(Recorded data Opens)
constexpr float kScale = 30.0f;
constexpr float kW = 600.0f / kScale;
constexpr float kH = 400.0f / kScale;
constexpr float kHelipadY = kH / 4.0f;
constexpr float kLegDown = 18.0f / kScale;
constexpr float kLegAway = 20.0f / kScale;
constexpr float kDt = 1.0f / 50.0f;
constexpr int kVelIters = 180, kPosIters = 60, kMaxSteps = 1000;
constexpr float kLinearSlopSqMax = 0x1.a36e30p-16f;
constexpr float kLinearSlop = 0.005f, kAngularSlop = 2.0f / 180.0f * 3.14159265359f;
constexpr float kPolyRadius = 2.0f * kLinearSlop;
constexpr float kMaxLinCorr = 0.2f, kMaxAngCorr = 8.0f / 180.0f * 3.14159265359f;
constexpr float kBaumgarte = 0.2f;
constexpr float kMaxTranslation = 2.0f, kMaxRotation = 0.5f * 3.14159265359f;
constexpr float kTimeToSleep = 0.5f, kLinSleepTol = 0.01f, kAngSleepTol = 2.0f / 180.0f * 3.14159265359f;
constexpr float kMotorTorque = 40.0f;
(Recorded data Closes)
(Recorded data Opens)
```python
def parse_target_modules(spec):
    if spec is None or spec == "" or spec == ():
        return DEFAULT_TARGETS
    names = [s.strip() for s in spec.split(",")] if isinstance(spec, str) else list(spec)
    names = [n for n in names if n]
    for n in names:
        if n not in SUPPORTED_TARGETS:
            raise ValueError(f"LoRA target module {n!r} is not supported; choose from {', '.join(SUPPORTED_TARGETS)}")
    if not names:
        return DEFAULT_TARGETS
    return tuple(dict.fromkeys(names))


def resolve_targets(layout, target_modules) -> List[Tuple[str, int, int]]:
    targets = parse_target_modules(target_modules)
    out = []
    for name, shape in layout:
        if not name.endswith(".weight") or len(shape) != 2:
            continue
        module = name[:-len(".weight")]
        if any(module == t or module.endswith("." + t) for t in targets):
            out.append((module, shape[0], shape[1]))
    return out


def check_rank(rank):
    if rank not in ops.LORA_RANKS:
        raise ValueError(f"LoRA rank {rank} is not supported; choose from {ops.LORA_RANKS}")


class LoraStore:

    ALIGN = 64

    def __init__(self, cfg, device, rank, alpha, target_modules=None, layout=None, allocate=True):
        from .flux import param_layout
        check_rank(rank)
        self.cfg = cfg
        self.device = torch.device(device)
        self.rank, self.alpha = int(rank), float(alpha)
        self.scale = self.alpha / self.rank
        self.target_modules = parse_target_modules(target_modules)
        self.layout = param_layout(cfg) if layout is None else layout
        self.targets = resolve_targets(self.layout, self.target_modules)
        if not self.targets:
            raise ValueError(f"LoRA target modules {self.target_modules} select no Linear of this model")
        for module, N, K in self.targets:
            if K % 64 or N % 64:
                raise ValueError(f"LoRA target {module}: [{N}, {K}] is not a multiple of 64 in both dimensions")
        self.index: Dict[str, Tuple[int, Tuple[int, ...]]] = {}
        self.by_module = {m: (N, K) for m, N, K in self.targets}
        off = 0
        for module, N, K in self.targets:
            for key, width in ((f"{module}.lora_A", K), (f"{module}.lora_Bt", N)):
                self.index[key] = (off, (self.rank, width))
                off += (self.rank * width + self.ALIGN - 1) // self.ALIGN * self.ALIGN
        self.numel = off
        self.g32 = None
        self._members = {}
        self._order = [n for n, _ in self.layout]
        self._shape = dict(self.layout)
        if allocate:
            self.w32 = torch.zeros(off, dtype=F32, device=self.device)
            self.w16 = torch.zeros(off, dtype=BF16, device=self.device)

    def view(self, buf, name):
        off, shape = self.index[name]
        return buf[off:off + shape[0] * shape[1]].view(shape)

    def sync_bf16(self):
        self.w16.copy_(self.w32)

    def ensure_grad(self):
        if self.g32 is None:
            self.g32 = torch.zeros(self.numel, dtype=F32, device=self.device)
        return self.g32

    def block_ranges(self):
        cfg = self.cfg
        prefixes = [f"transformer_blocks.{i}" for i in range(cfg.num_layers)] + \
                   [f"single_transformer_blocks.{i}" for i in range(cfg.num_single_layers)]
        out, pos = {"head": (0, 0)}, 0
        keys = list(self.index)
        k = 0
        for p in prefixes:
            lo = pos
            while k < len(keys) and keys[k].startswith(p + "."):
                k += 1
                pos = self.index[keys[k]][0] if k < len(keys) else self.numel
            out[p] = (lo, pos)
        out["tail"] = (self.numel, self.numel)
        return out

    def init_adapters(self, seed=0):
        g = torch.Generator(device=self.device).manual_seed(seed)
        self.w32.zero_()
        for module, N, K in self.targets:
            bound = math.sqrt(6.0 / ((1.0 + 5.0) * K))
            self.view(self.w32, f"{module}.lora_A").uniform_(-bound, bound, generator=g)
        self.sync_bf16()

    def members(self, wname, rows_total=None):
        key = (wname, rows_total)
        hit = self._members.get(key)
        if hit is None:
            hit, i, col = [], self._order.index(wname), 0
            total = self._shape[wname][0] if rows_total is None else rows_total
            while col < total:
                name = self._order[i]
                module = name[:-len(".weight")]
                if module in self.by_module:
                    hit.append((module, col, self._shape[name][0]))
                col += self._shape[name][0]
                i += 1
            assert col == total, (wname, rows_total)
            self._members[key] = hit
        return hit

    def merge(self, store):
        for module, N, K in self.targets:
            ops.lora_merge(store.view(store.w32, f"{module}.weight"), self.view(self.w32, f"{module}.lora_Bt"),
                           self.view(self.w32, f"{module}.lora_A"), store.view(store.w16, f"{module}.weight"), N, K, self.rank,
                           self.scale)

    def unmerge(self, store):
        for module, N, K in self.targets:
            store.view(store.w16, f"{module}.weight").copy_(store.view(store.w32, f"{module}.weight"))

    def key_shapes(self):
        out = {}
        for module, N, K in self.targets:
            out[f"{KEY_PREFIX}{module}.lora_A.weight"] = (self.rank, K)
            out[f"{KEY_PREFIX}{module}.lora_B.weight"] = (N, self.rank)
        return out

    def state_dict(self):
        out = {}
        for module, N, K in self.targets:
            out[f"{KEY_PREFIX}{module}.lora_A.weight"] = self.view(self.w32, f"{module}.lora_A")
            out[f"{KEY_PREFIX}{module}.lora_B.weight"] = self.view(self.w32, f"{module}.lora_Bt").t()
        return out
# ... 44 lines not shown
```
(Recorded data Closes)
**Exercise brief:**
Examine the listing above and state the number of lines that contain the word "seed", with no further remarks.

**Expected answer:**
2